» ABOUT THIS TASK
Which lines in the records below hold the word "StemWTo"? Copy each of them.

● ● ● ● ● ● ●

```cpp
__global__ __launch_bounds__(STEM_T, 1) void stem_wgrad_kernel(StemWArgs a) {
  extern __shared__ __attribute__((aligned(16))) uint4 sm[];
  uint4* ring = sm;
  uint4* dys = sm + NRING * ROWPX;

  const int tid = threadIdx.x, lane = tid & 63, wid = tid >> 6;
  const int g = lane >> 4, li = lane & 15, q4 = li >> 2, p4 = li & 3;
  const int g0 = blockIdx.x * a.pairs_per_block;
  const int g1 = min(a.total_pairs, g0 + a.pairs_per_block);
  const int HC = (a.Q - 1) * SSTR + SS;

  const __amdgpu_buffer_rsrc_t rsx = __builtin_amdgcn_make_buffer_rsrc((void*)a.x, (short)0, a.x_bytes, 0x00020000);
  const __amdgpu_buffer_rsrc_t rsd = __builtin_amdgcn_make_buffer_rsrc((void*)a.dy, (short)0, a.dy_bytes, 0x00020000);
  constexpr uint32_t OOB = 0xFFFFFFF0u;

  auto load_rows = [&](int img, int ih0, int nrows) {
    for (int c = wid; c < nrows * 4; c += 8) {
      const int k = c >> 2, part = c & 3;
      const int ih = ih0 + k;
      const int pos = part * 64 + lane;
      const int px = pos < ROWPX / 2 ? 2 * pos : 2 * (pos - ROWPX / 2) + 1;
      const int iw = px - a.pad;
      const bool ok = px < HC && (unsigned)ih < (unsigned)a.H && (unsigned)iw < (unsigned)a.W;
      const uint32_t vo = ok ? (uint32_t)((((img * a.H + ih) * a.W + iw) * 8) * 2) : OOB;
      const int slot = (ih + a.pad) % NRING;
      __builtin_amdgcn_raw_ptr_buffer_load_lds(rsx, LDS_PTR(void, &ring[slot * ROWPX + part * 64]), 16, vo, 0, 0, 0);
    }
  };
  auto load_dy = [&](int img, int jp, int buf) {
    for (int c = wid; c < 2 * DYPX / 8; c += 8) {
      const int h = c / (DYPX / 8), px = (c % (DYPX / 8)) * 8 + (lane >> 3);
      const int p = 2 * jp + h;
      const int lc = (lane & 7) ^ dy_swz(px);
      const bool ok = px < a.Q && p < a.P;
      const uint32_t vo = ok ? (uint32_t)((((img * a.P + p) * a.Q + px) * KOUT + lc * 8) * 2) : OOB;
      __builtin_amdgcn_raw_ptr_buffer_load_lds(rsd, LDS_PTR(void, &dys[((buf * 2 + h) * DYPX + (c % (DYPX / 8)) * 8) * 8]),
                                               16, vo, 0, 0, 0);
    }
  };

  f32x4 acc[4][4];
#pragma unroll
  for (int m = 0; m < 4; ++m)
#pragma unroll
    for (int v = 0; v < 4; ++v) acc[m][v] = f32x4{0.f, 0.f, 0.f, 0.f};
  const int nv = wid + 24 < NUT ? 4 : 3;

  if (g0 < g1) {
    const int img = g0 / a.pairs_per_img, j = g0 - img * a.pairs_per_img;
    load_rows(img, 2 * SSTR * j - a.pad, PAIR_ROWS);
    load_dy(img, j, 0);
  }
  int buf = 0;
  const uint2* ring2 = (const uint2*)ring;
  const uint2* dys2 = (const uint2*)dys;
  for (int gp = g0; gp < g1; ++gp) {
    const int img = gp / a.pairs_per_img, jp = gp - img * a.pairs_per_img;
    asm volatile("s_waitcnt vmcnt(0)" ::: "memory");
    __syncthreads();
    const bool next_same = gp + 1 < g1 && (gp + 1) / a.pairs_per_img == img;
    if (next_same) {
      load_rows(img, 2 * SSTR * jp - a.pad + PAIR_ROWS, NEW_ROWS);
      load_dy(img, jp + 1, buf ^ 1);
    }
#pragma unroll
    for (int h = 0; h < 2; ++h) {
      const int p = 2 * jp + h;
      if (p >= a.P) continue;
      const int rbase = (SSTR * p) % NRING;
      for (int c = 0; c < DYPX / 32; ++c) {
        if (32 * c >= a.Q) break;
        const int px1 = 32 * c + 8 * g + q4, px2 = px1 + 4;
        bf16x8 af[4], bfr[4];
#pragma unroll
        for (int m = 0; m < 4; ++m) {
          const int lc = 2 * m + (p4 >> 1);
          const uint2* r1 = dys2 + ((buf * 2 + h) * DYPX + px1) * 16 + 2 * (lc ^ dy_swz(px1)) + (p4 & 1);
          const uint2* r2 = dys2 + ((buf * 2 + h) * DYPX + px2) * 16 + 2 * (lc ^ dy_swz(px2)) + (p4 & 1);
          short4v lo = __builtin_amdgcn_ds_read_tr16_b64_v4i16(LDS_PTR(short4v, r1));
          short4v hi = __builtin_amdgcn_ds_read_tr16_b64_v4i16(LDS_PTR(short4v, r2));
          short v8 __attribute__((ext_vector_type(8))) = {lo[0], lo[1], lo[2], lo[3], hi[0], hi[1], hi[2], hi[3]};
          af[m] = __builtin_bit_cast(bf16x8, v8);
        }
        const int qa = min(px1, a.Q - 1), qb = min(px2, a.Q - 1);
#pragma unroll
        for (int v = 0; v < 4; ++v) {
          if (v >= nv) break;
          const int u = wid + 8 * v;
          const int t = min(2 * u + (p4 >> 1), NTAP - 1);
          const int r = t / SS, sx = t - (t / SS) * SS;
          int slot = rbase + r;
          slot = slot >= NRING ? slot - NRING : slot;
          const int cb = slot * ROWPX + (sx & 1) * (ROWPX / 2) + (sx >> 1);
          short4v lo = __builtin_amdgcn_ds_read_tr16_b64_v4i16(LDS_PTR(short4v, ring2 + (cb + qa) * 2 + (p4 & 1)));
          short4v hi = __builtin_amdgcn_ds_read_tr16_b64_v4i16(LDS_PTR(short4v, ring2 + (cb + qb) * 2 + (p4 & 1)));
          short v8 __attribute__((ext_vector_type(8))) = {lo[0], lo[1], lo[2], lo[3], hi[0], hi[1], hi[2], hi[3]};
          bfr[v] = __builtin_bit_cast(bf16x8, v8);
        }
#pragma unroll
        for (int v = 0; v < 4; ++v) {
          if (v >= nv) break;
#pragma unroll
          for (int m = 0; m < 4; ++m)
            acc[m][v] = __builtin_amdgcn_mfma_f32_16x16x32_bf16(af[m], bfr[v], acc[m][v], 0, 0, 0);
        }
      }
    }
    buf ^= 1;
    if (gp + 1 < g1 && !next_same) {
      asm volatile("s_waitcnt vmcnt(0)" ::: "memory");
      __syncthreads();
      const int img2 = (gp + 1) / a.pairs_per_img, j2 = (gp + 1) - img2 * a.pairs_per_img;
      load_rows(img2, 2 * SSTR * j2 - a.pad, PAIR_ROWS);
      load_dy(img2, j2, buf);
    }
  }
  float* prow = a.ws ? a.ws + (size_t)blockIdx.x * STEM_WELEMS : nullptr;
#pragma unroll
  for (int v = 0; v < 4; ++v) {
    if (v >= nv) break;
    const int tap = 2 * (wid + 8 * v) + (li >> 3);
    if (tap >= NTAP) continue;
#pragma unroll
    for (int m = 0; m < 4; ++m)
#pragma unroll
      for (int r = 0; r < 4; ++r) {
        const int k = 16 * m + 4 * g + r;
        const size_t o = ((size_t)k * NTAP + tap) * 8 + (li & 7);
        if (prow) prow[o] = acc[m][v][r];
        else atomicAdd(a.dw + o, acc[m][v][r]);
      }
  }
}

constexpr int SWR_POS = 32, SWR_G = 8;
__global__ __launch_bounds__(256) void stem_wgrad_reduce_kernel(const float4* __restrict__ ws, float4* __restrict__ dw,
                                                                int rows) {
// ... 38 lines not shown
      float v[8];
#pragma unroll
      for (int u = 0; u < 8; ++u) v[u] = b + u * SWR_G < rows ? ws[(size_t)(b + u * SWR_G) * STEM_WELEMS + o] : 0.f;
#pragma unroll
      for (int u = 0; u < 8; ++u) s += v[u];
    }
  red[grp][pl] = s;
  __syncthreads();
  if (grp != 0 || pos >= ne) return;
  for (int gg = 1; gg < SWR_G; ++gg) s += red[gg][pl];
  float* d = g + k * sK + c * sC + (tap / SS) * sR + (tap % SS) * sS;
  *d += s;
}

__global__ __launch_bounds__(256) void stem_wpack_kernel(const bf16_t* __restrict__ src, bf16_t* __restrict__ dst,
                                                         int total, int Cw, int R, int S, int64_t sK, int64_t sC,
                                                         int64_t sR, int64_t sS) {
  const int e = blockIdx.x * 256 + threadIdx.x;
  if (e >= total) return;
  const int c = e & 7, t = e >> 3, tap = t % (R * S), k = t / (R * S);
  dst[e] = c < Cw ? src[k * sK + c * sC + (tap / S) * sR + (tap % S) * sS] : (bf16_t)0;
}

constexpr size_t stem_wgrad_lds_bytes() { return (size_t)(NRING * ROWPX + 2 * 2 * DYPX * 8) * 16; }

constexpr size_t stem_lds_bytes() {
  return (size_t)(NRING * ROWPX) * 16 + 8 * 2 * KOUT * 4;
}

static int g_stem_blocks = -1;
inline int stem_blocks(int total_pairs) {
  if (g_stem_blocks < 0) {
    const char* e = std::getenv("MI355X_DP_STEM_BLOCKS");
    g_stem_blocks = e ? std::max(1, std::atoi(e)) : MAX_BLOCKS;
  }
  return std::max(1, std::min(total_pairs, g_stem_blocks));
}

}

MI_API int mi_stem_conv_ok(int C, int K, int R, int S, int stride, int pad, int Q) {
  return C == 8 && K == KOUT && R == SR && S == SS && stride == SSTR && pad >= 0 && pad < SR &&
         (Q - 1) * SSTR + SS <= ROWPX && Q <= 128;
}

MI_API int mi_stem_conv_stat_rows(int Nb, int P) { return stem_blocks(Nb * ((P + 1) / 2)); }

// ... 6 lines not shown
  a.x = (const bf16_t*)x; a.w = (const bf16_t*)w; a.y = (bf16_t*)y; a.stats = stats;
  a.Nb = Nb; a.H = H; a.W = W; a.P = P; a.Q = Q; a.pad = pad;
  a.pairs_per_img = (P + 1) / 2;
  a.total_pairs = Nb * a.pairs_per_img;
  const int blocks = stem_blocks(a.total_pairs);
  a.pairs_per_block = cdiv(a.total_pairs, blocks);
  a.x_bytes = (int)xb;
  static bool attr = false;
  if (!attr) {
    hipFuncSetAttribute((const void*)stem_conv_kernel, hipFuncAttributeMaxDynamicSharedMemorySize,
                        (int)stem_lds_bytes());
    attr = true;
  }
  hipLaunchKernelGGL(stem_conv_kernel, dim3(blocks), dim3(STEM_T), stem_lds_bytes(), st, a);
  return (int)hipGetLastError();
}

struct StemWTo {
  float* g;
  int Cw;
  int64_t sK, sC, sR, sS;
};

static int stem_wgrad_impl(const void* x, const void* dy, float* dw, const StemWTo* to, int Nb, int H, int W, int P,
                           int Q, int pad, hipStream_t st) {
  if (!mi_stem_conv_ok(8, KOUT, SR, SS, SSTR, pad, Q) || Q > DYPX) return (int)hipErrorInvalidValue;
  const int64_t xb = (int64_t)Nb * H * W * 8 * 2, db = (int64_t)Nb * P * Q * KOUT * 2;
  if (xb > 0x7FFFFFF0LL || db > 0x7FFFFFF0LL) return (int)hipErrorInvalidValue;
  StemWArgs a{};
  a.x = (const bf16_t*)x; a.dy = (const bf16_t*)dy; a.dw = dw;
  a.Nb = Nb; a.H = H; a.W = W; a.P = P; a.Q = Q; a.pad = pad;
  a.pairs_per_img = (P + 1) / 2;
  a.total_pairs = Nb * a.pairs_per_img;
  const int blocks = stem_blocks(a.total_pairs);
  a.pairs_per_block = cdiv(a.total_pairs, blocks);
  a.x_bytes = (int)xb;
  a.dy_bytes = (int)db;
  static int atomic_mode = -1;
  if (atomic_mode < 0) {
    const char* e = std::getenv("MI355X_DP_STEM_ATOMIC");
    atomic_mode = (e && e[0] == '1') ? 1 : 0;
  }
  a.ws = (!atomic_mode && ((uintptr_t)dw & 15) == 0) ? mi_partials_workspace((size_t)blocks * STEM_WELEMS, st)
                                                     : nullptr;
  static bool attr = false;
  if (!attr) {
    hipFuncSetAttribute((const void*)stem_wgrad_kernel, hipFuncAttributeMaxDynamicSharedMemorySize,
                        (int)stem_wgrad_lds_bytes());
    attr = true;
  }
  if (to && !a.ws) return (int)hipErrorNotSupported;
  hipLaunchKernelGGL(stem_wgrad_kernel, dim3(blocks), dim3(STEM_T), stem_wgrad_lds_bytes(), st, a);
  if (to)
    hipLaunchKernelGGL(stem_wgrad_reduce_to_kernel, dim3(cdiv(KOUT * NTAP * to->Cw, SWR_POS)), dim3(256), 0, st,
                       (const float*)a.ws, to->g, blocks, to->Cw, to->sK, to->sC, to->sR, to->sS);
  else if (a.ws)
    hipLaunchKernelGGL(stem_wgrad_reduce_kernel, dim3(cdiv(STEM_WELEMS / 4, SWR_POS)), dim3(256), 0, st,
                       (const float4*)a.ws, (float4*)dw, blocks);
  return (int)hipGetLastError();
}

MI_API int mi_stem_wgrad(const void* x, const void* dy, float* dw, int Nb, int H, int W, int P, int Q, int pad,
                         hipStream_t st) {
  return stem_wgrad_impl(x, dy, dw, nullptr, Nb, H, W, P, Q, pad, st);
}

MI_API int mi_stem_wgrad_to(const void* x, const void* dy, float* g, int Cw, int64_t sK, int64_t sC, int64_t sR,
                            int64_t sS, int Nb, int H, int W, int K, int R, int S, int stride, int P, int Q, int pad,
                            hipStream_t st) {
  if (Cw < 1 || Cw > 8) return (int)hipErrorInvalidValue;
  const char* e = std::getenv("MI355X_DP_STEM_KERNEL");
  if ((e && e[0] == '0') || !mi_stem_conv_ok(8, K, R, S, stride, pad, Q)) return (int)hipErrorNotSupported;
  if (P != (H + 2 * pad - R) / stride + 1 || Q != (W + 2 * pad - S) / stride + 1) return (int)hipErrorInvalidValue;
  const StemWTo to{g, Cw, sK, sC, sR, sS};
  return stem_wgrad_impl(x, dy, nullptr, &to, Nb, H, W, P, Q, pad, st);
}

MI_API int mi_stem_wpack(const void* src, void* dst, int K, int Cw, int R, int S, int64_t sK, int64_t sC, int64_t sR,
                         int64_t sS, hipStream_t st) {
  if (K < 1 || R < 1 || S < 1 || Cw < 1 || Cw > 8 || (int64_t)K * R * S * 8 > 0x7FFFFFFF)
    return (int)hipErrorInvalidValue;
  const int total = K * R * S * 8;
  hipLaunchKernelGGL(stem_wpack_kernel, dim3(cdiv(total, 256)), dim3(256), 0, st, (const bf16_t*)src, (bf16_t*)dst,
                     total, Cw, R, S, sK, sC, sR, sS);
  return (int)hipGetLastError();
}
```

### mi355x_dp/ops/kernels.py

```python
from ._lib import signature, c_void_p as P, c_int as I, c_int64 as L, c_float as F
import ctypes

U32 = ctypes.c_uint32

signature("mi_conv2d_fwd", P, P, P, P, P, I, I, I, I, I, I, I, I, I, I, I, I, P)
signature("mi_set_glds", I)
signature("mi_set_nt_stages", I)
signature("mi_set_nt_split_blocks", I)
signature("mi_set_nt_split_fused", I)
signature("mi_set_tn_split_fused", I)
signature("mi_set_tn_stages", I)
signature("mi_conv2d_dgrad", P, P, P, I, I, I, I, I, I, I, I, I, I, I, P)
signature("mi_conv2d_wgrad", P, P, P, I, I, I, I, I, I, I, I, I, I, I, P)
signature("mi_conv_nol_ok", I, I, I, I, I, I, I, I, I, I, I)
signature("mi_conv2d_fwd_nol", P, P, P, P, P, P, I, I, I, I, I, I, I, I, I, I, I, P)
signature("mi_conv2d_wgrad_nol", P, P, P, P, P, I, I, I, I, I, I, I, I, I, I, I, P)
signature("mi_conv2d_dgrad_ex3", P, P, P, I, I, I, I, I, I, I, I, I, I, I, I, P, P, P, I, P, I, P, P, P)
signature("mi_conv2d_dgrad_ex4", P, P, P, I, I, I, I, I, I, I, I, I, I, I, I, P, P, P, I, P, I, P, P, P, P)
signature("mi_set_gemm256", I)
signature("mi_set_conv256_min_tiles", I)
signature("mi_set_conv256_min_k", I)
signature("mi_set_panel_first", I)
signature("mi_set_wgrad256", I)
signature("mi_set_ds256", I)
signature("mi_conv_stat_rows_g", I, I, I, I, I, I, I, I, I, I, I)
signature("mi_conv_stat_rows", I, I, I, I)
signature("mi_dgrad_stat_rows_g", I, I, I, I, I, I, I, I, I, I, I)
signature("mi_dgrad_stat_rows", I, I, I, I, I, I, I, I, I)
signature("mi_conv_fbb_route", I, I, I)
signature("mi_conv_fbb_rows", I, I, I)
signature("mi_conv2d_dgrad_ex", P, P, P, I, I, I, I, I, I, I, I, I, I, I, I, P, P, P, I, P, P)
signature("mi_conv2d_dgrad_ex2", P, P, P, I, I, I, I, I, I, I, I, I, I, I, I, P, P, P, I, P, I, P)
signature("mi_conv_wtrans", P, P, I, I, I, P)
signature("mi_stem_wpack", P, P, I, I, I, I, L, L, L, L, P)
signature("mi_stem_wgrad_to", P, P, P, I, L, L, L, L, I, I, I, I, I, I, I, I, I, I, P)
signature("mi_conv_wtrans_multi", P, P, P, I, I, P)
signature("mi_gemm_nt", P, P, P, P, P, I, I, I, I, I, I, I, I, P)
signature("mi_gemm_tn", P, P, P, I, I, I, I, I, I, P)
signature("mi_gemm_tn_bias", P, P, P, P, I, I, I, I, I, I, P)
signature("mi_register_wgrad_stream", P)
signature("mi_register_aux_stream", P)
signature("mi_create_cu_masked_stream", I, I, P)
signature("mi_splitk_ws_reserve", ctypes.c_size_t, P)

signature("mi_bn_partial_rows", I, I)
signature("mi_bn_slab_extra_rows")
signature("mi_bn_set_small_elems", L)
signature("mi_bn_init_counters")
signature("mi_bn_fwd_train", P, P, P, I, I, F, F, P, P, P, P, P, P, P, P, P, P, I, I, P)
signature("mi_bn_apply_dual", P, P, P, I, I, P, P, P, P, I, P)
signature("mi_bn_apply_bits", P, P, P, P, I, I, P, P, P, P, P)
signature("mi_bn_fwd_eval", P, P, P, I, I, F, P, P, P, P, P, P, I, P)
signature("mi_bn_bwd_train", P, P, P, P, P, I, I, P, P, P, P, P, P, P, I, P)
signature("mi_bn_bwd_eval", P, P, P, P, P, I, I, I, P)
signature("mi_bnpool_partial_rows", I, I)
signature("mi_bnpool_fwd", P, P, P, P, P, I, I, I, I, I, I, I, I, I, P)
signature("mi_bnpool_bwd", P, P, P, P, I, I, I, I, I, I, I, I, I, P, P, P, P, P, P, P, P, P, P)
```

● ● ● ● ● ● ●

» SOLVED PROBLEM
struct StemWTo {
static int stem_wgrad_impl(const void* x, const void* dy, float* dw, const StemWTo* to, int Nb, int H, int W, int P,
  const StemWTo to{g, Cw, sK, sC, sR, sS};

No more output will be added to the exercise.